====== Extracted information ======

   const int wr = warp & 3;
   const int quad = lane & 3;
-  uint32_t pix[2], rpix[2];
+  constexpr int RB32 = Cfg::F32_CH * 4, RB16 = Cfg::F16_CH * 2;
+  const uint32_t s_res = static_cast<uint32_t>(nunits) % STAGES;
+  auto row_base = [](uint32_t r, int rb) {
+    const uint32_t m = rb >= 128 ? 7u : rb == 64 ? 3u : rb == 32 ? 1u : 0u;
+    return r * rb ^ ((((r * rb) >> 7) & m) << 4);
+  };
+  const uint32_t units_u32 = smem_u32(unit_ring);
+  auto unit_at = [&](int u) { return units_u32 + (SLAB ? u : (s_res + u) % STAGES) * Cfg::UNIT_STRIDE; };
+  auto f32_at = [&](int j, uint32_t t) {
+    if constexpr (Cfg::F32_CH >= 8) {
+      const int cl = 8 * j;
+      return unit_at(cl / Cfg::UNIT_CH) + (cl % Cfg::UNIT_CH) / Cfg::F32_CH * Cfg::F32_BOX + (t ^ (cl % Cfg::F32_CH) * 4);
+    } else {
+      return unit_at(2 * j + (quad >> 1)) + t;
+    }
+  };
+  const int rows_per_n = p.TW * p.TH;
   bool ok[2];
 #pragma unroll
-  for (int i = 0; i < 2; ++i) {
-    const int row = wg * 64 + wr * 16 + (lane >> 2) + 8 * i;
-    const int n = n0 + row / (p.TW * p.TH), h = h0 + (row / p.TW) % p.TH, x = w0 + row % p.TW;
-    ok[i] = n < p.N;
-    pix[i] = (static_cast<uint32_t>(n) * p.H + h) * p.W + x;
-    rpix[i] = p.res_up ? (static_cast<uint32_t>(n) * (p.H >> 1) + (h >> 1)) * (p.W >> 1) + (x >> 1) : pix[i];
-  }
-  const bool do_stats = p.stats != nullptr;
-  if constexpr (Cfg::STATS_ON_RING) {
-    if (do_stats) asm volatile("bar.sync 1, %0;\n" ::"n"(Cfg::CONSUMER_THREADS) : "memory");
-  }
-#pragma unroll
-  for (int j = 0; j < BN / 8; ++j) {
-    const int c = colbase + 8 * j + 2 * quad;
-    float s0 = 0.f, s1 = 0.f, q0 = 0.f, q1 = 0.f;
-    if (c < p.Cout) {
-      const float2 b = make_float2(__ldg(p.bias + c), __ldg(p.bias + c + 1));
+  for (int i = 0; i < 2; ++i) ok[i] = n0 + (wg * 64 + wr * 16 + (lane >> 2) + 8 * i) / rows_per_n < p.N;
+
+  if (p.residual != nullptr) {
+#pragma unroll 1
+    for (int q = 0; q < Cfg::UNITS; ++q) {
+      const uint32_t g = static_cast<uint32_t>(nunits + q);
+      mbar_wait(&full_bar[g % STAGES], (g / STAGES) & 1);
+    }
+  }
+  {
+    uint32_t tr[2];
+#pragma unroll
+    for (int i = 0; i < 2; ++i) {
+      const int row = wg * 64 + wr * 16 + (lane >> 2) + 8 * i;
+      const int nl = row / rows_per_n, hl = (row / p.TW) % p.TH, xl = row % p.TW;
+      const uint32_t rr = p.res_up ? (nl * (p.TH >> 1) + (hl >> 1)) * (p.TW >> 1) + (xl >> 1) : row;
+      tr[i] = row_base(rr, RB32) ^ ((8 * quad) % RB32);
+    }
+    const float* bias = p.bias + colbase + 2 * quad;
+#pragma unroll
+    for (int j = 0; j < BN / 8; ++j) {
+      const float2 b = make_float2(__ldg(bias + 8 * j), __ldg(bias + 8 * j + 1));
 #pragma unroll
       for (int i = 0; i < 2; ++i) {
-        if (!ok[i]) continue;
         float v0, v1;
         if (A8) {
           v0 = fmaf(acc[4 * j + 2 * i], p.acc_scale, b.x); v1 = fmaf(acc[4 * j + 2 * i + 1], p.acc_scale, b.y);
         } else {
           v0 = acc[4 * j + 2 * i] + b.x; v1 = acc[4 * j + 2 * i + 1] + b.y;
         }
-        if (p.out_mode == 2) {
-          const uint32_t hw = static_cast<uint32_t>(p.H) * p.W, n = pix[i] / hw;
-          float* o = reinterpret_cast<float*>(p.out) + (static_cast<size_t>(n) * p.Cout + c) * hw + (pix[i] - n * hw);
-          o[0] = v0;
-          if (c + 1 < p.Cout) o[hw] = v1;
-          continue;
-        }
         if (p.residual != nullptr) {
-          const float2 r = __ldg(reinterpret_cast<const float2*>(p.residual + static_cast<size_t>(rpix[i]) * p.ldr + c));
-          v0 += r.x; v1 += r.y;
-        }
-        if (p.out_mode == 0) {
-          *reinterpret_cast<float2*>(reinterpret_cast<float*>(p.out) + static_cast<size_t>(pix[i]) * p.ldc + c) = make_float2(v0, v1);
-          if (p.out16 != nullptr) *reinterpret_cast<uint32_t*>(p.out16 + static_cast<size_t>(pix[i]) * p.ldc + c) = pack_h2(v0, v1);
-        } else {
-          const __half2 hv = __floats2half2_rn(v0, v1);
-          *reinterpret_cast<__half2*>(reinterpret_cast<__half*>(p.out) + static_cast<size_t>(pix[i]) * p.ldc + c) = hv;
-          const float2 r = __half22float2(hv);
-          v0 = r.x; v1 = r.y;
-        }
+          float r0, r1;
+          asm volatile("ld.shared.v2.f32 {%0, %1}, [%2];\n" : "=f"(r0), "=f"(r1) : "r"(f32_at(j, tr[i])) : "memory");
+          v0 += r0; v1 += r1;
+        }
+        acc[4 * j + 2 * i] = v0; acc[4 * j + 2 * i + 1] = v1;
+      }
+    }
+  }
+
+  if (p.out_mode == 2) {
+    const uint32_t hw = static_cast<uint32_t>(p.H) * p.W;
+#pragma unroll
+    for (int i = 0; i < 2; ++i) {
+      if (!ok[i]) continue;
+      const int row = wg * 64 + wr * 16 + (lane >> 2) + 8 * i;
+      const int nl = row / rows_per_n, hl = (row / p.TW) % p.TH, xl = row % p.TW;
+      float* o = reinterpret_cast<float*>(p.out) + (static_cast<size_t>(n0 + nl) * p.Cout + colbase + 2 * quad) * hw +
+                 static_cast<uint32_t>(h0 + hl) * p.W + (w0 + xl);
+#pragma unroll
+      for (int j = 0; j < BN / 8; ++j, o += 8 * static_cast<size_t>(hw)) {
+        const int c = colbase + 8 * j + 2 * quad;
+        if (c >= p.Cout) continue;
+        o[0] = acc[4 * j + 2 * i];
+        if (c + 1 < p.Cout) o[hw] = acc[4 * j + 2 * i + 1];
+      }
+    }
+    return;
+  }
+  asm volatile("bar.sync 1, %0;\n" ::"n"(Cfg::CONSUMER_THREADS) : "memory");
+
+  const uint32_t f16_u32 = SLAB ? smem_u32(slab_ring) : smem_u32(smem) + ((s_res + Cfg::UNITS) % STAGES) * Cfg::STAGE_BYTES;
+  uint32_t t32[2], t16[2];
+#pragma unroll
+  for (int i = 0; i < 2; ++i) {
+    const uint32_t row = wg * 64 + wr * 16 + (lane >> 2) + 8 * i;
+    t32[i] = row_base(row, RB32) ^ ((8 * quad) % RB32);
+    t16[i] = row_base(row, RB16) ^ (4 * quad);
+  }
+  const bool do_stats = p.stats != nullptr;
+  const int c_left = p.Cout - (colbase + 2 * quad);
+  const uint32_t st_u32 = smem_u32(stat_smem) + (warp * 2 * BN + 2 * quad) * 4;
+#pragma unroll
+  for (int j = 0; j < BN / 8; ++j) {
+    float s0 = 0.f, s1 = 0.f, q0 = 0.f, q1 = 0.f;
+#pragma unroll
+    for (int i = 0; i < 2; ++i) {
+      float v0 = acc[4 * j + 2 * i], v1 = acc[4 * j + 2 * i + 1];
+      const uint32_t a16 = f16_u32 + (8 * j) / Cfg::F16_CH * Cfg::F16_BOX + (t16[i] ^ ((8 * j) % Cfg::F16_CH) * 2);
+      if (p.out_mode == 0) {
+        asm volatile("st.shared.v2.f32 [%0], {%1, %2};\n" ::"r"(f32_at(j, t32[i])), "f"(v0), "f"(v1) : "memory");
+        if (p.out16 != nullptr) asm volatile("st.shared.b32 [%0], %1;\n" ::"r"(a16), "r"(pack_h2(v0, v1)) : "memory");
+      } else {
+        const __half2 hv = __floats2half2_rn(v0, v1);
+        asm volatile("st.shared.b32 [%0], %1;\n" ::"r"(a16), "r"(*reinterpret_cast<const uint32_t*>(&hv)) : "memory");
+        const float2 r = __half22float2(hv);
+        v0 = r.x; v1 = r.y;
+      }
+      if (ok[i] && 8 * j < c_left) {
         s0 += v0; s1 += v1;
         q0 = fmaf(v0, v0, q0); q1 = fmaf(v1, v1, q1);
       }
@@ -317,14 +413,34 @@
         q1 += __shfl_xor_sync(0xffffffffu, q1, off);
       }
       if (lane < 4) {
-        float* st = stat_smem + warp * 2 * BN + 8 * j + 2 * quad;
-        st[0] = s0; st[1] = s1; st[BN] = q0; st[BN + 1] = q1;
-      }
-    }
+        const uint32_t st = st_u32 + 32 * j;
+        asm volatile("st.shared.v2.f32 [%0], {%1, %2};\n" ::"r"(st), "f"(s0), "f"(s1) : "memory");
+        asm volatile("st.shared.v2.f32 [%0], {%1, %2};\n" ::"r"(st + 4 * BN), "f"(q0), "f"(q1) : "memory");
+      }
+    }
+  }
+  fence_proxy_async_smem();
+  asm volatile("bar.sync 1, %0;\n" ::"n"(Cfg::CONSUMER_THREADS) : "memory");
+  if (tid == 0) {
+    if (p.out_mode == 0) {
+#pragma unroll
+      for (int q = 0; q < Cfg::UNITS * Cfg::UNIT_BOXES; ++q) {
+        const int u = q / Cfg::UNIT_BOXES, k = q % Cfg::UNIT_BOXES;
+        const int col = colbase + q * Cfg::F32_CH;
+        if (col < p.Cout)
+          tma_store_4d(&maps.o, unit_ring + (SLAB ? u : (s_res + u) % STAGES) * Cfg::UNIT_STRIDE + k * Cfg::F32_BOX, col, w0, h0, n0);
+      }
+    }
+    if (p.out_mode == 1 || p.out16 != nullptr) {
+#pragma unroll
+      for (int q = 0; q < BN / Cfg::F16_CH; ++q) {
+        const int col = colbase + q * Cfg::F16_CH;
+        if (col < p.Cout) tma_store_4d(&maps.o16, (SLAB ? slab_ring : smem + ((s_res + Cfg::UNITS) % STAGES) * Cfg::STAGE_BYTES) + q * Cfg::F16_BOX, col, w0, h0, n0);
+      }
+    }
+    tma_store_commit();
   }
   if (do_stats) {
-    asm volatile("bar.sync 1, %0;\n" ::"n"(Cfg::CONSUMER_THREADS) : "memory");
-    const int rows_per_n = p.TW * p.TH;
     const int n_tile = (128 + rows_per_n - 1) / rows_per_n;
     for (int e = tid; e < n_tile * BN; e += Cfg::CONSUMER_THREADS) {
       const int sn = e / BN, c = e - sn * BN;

======
====== Extracted information ======

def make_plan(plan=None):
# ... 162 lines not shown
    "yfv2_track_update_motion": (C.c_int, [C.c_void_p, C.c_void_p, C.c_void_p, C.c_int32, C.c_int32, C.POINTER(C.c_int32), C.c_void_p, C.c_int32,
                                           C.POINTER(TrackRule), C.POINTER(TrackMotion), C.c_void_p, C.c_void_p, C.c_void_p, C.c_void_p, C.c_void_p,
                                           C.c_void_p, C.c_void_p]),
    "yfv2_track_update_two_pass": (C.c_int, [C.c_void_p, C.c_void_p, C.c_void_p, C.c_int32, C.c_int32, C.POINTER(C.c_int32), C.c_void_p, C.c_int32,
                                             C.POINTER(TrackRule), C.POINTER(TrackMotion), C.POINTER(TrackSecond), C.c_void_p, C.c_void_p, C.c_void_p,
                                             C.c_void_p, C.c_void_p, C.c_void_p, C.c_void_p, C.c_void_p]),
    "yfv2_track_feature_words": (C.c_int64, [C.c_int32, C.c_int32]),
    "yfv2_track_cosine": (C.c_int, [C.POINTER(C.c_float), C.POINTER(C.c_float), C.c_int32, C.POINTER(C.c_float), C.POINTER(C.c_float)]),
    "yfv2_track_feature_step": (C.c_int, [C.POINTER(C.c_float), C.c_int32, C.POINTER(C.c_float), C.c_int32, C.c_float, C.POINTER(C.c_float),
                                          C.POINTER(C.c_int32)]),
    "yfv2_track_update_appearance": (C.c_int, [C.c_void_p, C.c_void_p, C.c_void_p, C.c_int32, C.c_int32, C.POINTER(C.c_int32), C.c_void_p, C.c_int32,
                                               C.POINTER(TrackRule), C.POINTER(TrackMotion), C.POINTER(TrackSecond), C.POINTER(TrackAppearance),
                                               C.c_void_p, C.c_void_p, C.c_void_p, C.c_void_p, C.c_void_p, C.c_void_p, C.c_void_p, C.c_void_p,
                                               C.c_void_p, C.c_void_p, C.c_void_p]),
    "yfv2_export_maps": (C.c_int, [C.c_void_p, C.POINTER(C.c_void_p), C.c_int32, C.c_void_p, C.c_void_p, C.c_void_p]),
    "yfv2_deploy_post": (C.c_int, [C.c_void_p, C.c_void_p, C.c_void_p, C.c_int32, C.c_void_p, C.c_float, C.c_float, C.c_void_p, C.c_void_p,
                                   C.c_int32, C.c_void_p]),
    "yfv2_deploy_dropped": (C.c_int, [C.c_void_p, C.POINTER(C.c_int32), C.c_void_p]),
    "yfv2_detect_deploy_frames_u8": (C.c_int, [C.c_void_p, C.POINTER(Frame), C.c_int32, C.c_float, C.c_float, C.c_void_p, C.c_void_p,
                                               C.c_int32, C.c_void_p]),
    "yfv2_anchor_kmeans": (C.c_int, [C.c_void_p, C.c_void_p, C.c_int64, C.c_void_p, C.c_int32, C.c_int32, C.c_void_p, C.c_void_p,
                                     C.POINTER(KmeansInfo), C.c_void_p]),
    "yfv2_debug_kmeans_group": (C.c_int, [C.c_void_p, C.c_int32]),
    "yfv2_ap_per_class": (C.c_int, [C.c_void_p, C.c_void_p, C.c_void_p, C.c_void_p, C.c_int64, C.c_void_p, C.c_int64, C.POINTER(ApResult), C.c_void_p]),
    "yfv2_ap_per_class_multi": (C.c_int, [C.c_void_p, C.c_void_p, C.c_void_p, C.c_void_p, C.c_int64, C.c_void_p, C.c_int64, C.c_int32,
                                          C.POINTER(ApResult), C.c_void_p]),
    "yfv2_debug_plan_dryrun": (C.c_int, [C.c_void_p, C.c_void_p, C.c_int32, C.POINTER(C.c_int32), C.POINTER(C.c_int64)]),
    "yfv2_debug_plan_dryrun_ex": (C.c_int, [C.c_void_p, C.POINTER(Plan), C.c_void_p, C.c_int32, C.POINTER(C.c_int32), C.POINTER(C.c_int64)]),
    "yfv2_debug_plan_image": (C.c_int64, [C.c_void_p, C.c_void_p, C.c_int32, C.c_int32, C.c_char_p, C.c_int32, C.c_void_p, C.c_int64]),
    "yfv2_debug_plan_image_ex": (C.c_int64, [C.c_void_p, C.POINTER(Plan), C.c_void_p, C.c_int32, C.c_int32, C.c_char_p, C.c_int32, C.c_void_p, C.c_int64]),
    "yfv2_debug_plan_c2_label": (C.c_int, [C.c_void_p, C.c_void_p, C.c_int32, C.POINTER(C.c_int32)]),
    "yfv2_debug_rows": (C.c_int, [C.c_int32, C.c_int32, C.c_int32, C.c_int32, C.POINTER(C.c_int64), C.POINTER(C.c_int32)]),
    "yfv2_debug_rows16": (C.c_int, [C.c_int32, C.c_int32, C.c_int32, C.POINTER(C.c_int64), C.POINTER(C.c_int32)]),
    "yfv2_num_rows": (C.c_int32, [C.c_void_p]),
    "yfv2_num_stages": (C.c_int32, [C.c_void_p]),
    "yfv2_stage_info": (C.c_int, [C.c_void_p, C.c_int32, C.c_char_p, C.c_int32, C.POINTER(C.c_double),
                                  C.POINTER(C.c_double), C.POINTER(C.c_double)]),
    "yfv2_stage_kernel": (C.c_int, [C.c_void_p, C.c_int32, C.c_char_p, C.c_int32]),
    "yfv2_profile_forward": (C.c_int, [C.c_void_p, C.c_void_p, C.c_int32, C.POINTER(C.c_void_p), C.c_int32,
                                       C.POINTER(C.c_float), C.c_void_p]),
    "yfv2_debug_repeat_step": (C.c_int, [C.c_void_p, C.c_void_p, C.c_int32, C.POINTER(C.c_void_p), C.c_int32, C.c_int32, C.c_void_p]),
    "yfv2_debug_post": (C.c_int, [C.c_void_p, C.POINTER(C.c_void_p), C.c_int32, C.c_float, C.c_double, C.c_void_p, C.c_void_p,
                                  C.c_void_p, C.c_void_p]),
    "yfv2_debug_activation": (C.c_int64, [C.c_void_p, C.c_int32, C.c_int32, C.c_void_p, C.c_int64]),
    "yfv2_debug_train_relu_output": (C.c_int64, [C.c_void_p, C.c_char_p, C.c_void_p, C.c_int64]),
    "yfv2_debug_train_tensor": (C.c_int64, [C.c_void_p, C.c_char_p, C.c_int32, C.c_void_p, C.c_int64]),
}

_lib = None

======
====== Extracted information ======

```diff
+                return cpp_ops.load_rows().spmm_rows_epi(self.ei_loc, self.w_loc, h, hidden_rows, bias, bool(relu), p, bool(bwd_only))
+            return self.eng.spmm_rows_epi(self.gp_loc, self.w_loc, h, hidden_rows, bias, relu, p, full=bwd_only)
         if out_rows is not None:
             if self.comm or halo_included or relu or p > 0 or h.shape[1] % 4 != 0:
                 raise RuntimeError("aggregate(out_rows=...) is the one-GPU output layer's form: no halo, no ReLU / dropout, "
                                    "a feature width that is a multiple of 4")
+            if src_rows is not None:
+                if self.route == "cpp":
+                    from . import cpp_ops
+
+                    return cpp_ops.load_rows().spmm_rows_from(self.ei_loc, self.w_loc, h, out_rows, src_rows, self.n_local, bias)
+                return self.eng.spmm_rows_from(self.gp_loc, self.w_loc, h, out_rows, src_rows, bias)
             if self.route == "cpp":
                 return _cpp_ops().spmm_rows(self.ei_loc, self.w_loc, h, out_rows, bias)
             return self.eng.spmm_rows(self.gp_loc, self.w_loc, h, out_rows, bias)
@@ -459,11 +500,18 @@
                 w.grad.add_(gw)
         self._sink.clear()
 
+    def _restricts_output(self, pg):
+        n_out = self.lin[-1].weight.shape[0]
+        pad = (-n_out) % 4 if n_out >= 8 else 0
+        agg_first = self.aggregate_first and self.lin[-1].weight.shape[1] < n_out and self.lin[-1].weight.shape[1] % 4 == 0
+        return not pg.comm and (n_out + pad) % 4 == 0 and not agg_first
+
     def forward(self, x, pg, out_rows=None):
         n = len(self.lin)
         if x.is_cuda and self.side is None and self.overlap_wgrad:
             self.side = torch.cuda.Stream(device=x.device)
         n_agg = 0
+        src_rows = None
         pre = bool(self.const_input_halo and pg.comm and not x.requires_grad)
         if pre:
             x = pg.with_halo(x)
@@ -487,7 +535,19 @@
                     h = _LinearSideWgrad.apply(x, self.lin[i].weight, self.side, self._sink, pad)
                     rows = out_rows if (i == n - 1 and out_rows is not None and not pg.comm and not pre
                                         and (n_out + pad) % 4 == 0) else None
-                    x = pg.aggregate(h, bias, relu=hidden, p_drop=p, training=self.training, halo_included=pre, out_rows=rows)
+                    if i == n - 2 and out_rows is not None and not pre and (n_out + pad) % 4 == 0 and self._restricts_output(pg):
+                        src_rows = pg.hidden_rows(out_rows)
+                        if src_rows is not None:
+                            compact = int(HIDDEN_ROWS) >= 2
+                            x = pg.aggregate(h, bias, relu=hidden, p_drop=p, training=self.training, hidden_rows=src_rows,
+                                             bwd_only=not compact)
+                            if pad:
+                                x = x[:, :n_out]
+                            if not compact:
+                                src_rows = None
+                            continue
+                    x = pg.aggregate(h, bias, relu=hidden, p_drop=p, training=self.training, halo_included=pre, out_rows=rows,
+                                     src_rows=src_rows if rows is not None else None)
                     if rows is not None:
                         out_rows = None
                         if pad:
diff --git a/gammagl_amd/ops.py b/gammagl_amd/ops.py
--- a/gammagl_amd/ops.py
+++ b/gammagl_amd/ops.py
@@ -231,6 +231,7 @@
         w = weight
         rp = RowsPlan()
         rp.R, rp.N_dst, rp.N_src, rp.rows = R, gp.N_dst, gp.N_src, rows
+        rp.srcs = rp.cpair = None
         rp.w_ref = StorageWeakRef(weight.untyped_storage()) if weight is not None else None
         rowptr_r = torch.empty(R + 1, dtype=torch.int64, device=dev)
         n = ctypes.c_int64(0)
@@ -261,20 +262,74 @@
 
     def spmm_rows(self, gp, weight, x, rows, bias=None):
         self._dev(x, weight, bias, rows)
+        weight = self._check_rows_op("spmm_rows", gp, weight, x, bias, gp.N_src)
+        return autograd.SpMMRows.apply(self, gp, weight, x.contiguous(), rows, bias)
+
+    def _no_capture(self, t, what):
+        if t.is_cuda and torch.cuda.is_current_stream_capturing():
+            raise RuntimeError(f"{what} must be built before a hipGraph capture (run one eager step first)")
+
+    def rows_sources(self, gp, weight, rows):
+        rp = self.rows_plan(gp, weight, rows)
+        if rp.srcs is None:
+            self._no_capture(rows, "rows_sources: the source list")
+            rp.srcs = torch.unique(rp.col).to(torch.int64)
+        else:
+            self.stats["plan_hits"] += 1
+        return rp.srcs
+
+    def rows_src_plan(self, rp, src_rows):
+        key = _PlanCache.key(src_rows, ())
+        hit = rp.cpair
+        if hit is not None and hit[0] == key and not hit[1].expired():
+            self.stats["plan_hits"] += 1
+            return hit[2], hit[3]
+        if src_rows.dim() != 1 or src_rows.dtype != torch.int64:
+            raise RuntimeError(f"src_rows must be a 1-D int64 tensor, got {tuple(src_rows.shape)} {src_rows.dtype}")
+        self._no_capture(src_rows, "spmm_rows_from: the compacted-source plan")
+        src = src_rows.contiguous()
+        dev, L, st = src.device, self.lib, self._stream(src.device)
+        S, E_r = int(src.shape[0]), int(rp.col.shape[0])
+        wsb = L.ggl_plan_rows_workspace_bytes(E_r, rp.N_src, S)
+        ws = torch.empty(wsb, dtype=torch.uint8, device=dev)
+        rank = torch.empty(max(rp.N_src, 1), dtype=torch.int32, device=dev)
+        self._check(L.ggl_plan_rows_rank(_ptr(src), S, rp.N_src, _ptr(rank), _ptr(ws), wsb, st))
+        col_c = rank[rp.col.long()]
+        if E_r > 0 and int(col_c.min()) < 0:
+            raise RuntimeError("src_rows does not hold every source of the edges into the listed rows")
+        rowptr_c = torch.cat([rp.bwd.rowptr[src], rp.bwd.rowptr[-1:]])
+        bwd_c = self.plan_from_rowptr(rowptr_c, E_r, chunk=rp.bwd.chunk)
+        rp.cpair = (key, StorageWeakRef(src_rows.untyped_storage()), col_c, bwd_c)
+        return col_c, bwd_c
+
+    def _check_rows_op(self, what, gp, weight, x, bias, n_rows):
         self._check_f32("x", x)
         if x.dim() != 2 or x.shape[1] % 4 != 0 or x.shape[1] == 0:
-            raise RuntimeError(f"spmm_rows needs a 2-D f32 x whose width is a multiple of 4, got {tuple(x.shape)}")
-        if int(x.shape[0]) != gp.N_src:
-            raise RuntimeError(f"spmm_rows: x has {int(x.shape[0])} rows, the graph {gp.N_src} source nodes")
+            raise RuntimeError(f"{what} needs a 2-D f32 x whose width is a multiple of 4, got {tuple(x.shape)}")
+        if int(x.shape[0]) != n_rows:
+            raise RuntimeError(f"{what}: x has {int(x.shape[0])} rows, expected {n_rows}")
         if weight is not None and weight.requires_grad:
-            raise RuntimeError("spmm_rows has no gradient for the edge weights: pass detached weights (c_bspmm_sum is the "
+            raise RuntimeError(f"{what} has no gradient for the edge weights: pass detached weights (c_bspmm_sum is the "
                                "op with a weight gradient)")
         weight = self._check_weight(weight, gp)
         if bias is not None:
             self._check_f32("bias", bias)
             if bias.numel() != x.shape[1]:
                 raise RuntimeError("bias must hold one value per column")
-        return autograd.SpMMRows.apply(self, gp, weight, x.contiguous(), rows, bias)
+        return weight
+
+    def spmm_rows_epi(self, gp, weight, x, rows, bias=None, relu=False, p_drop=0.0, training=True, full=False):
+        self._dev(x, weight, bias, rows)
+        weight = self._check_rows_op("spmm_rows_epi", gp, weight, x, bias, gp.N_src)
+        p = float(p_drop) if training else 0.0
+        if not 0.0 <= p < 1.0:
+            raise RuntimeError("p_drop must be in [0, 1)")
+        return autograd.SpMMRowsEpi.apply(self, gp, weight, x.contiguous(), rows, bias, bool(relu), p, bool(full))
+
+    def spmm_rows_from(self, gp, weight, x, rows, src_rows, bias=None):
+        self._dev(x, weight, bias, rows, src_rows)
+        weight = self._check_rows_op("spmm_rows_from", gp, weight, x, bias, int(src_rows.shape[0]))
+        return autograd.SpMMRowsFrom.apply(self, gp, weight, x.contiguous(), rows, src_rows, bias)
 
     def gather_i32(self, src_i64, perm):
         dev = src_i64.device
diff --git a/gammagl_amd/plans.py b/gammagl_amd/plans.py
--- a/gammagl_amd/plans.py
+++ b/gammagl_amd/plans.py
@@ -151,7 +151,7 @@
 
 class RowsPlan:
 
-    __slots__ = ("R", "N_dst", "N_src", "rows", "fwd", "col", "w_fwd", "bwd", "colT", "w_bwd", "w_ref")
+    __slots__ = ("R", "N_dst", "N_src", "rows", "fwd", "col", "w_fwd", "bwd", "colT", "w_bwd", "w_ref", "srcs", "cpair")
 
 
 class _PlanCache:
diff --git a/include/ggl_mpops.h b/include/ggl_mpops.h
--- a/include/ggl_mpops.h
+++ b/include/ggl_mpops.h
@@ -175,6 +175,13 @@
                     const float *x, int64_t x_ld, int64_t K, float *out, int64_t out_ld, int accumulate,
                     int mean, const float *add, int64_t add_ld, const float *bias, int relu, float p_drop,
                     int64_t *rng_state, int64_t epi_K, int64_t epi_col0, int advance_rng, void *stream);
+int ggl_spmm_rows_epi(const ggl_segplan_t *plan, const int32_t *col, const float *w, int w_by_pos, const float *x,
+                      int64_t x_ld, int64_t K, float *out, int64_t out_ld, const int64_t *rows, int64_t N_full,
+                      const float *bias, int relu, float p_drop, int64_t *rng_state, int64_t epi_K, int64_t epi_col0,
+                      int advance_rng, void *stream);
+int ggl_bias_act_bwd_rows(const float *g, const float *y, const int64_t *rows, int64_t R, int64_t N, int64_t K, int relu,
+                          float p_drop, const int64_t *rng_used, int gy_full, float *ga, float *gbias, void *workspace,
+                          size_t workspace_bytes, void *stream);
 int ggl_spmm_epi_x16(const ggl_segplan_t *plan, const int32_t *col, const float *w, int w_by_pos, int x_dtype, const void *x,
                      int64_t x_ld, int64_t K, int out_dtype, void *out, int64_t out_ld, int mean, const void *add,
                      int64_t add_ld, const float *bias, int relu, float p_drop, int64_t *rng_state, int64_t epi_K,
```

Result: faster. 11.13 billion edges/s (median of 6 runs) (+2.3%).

======

Problem to solve
Find "const int wr = warp & 3;" in the entries above and copy that whole line exactly, then each line after it through the line that contains "static_cast<uint32_t>(nunits + q);".

Response to the exercise
   const int wr = warp & 3;
   const int quad = lane & 3;
-  uint32_t pix[2], rpix[2];
+  constexpr int RB32 = Cfg::F32_CH * 4, RB16 = Cfg::F16_CH * 2;
+  const uint32_t s_res = static_cast<uint32_t>(nunits) % STAGES;
+  auto row_base = [](uint32_t r, int rb) {
+    const uint32_t m = rb >= 128 ? 7u : rb == 64 ? 3u : rb == 32 ? 1u : 0u;
+    return r * rb ^ ((((r * rb) >> 7) & m) << 4);
+  };
+  const uint32_t units_u32 = smem_u32(unit_ring);
+  auto unit_at = [&](int u) { return units_u32 + (SLAB ? u : (s_res + u) % STAGES) * Cfg::UNIT_STRIDE; };
+  auto f32_at = [&](int j, uint32_t t) {
+    if constexpr (Cfg::F32_CH >= 8) {
+      const int cl = 8 * j;
+      return unit_at(cl / Cfg::UNIT_CH) + (cl % Cfg::UNIT_CH) / Cfg::F32_CH * Cfg::F32_BOX + (t ^ (cl % Cfg::F32_CH) * 4);
+    } else {
+      return unit_at(2 * j + (quad >> 1)) + t;
+    }
+  };
+  const int rows_per_n = p.TW * p.TH;
   bool ok[2];
 #pragma unroll
-  for (int i = 0; i < 2; ++i) {
-    const int row = wg * 64 + wr * 16 + (lane >> 2) + 8 * i;
-    const int n = n0 + row / (p.TW * p.TH), h = h0 + (row / p.TW) % p.TH, x = w0 + row % p.TW;
-    ok[i] = n < p.N;
-    pix[i] = (static_cast<uint32_t>(n) * p.H + h) * p.W + x;
-    rpix[i] = p.res_up ? (static_cast<uint32_t>(n) * (p.H >> 1) + (h >> 1)) * (p.W >> 1) + (x >> 1) : pix[i];
-  }
-  const bool do_stats = p.stats != nullptr;
-  if constexpr (Cfg::STATS_ON_RING) {
-    if (do_stats) asm volatile("bar.sync 1, %0;\n" ::"n"(Cfg::CONSUMER_THREADS) : "memory");
-  }
-#pragma unroll
-  for (int j = 0; j < BN / 8; ++j) {
-    const int c = colbase + 8 * j + 2 * quad;
-    float s0 = 0.f, s1 = 0.f, q0 = 0.f, q1 = 0.f;
-    if (c < p.Cout) {
-      const float2 b = make_float2(__ldg(p.bias + c), __ldg(p.bias + c + 1));
+  for (int i = 0; i < 2; ++i) ok[i] = n0 + (wg * 64 + wr * 16 + (lane >> 2) + 8 * i) / rows_per_n < p.N;
+
+  if (p.residual != nullptr) {
+#pragma unroll 1
+    for (int q = 0; q < Cfg::UNITS; ++q) {
+      const uint32_t g = static_cast<uint32_t>(nunits + q);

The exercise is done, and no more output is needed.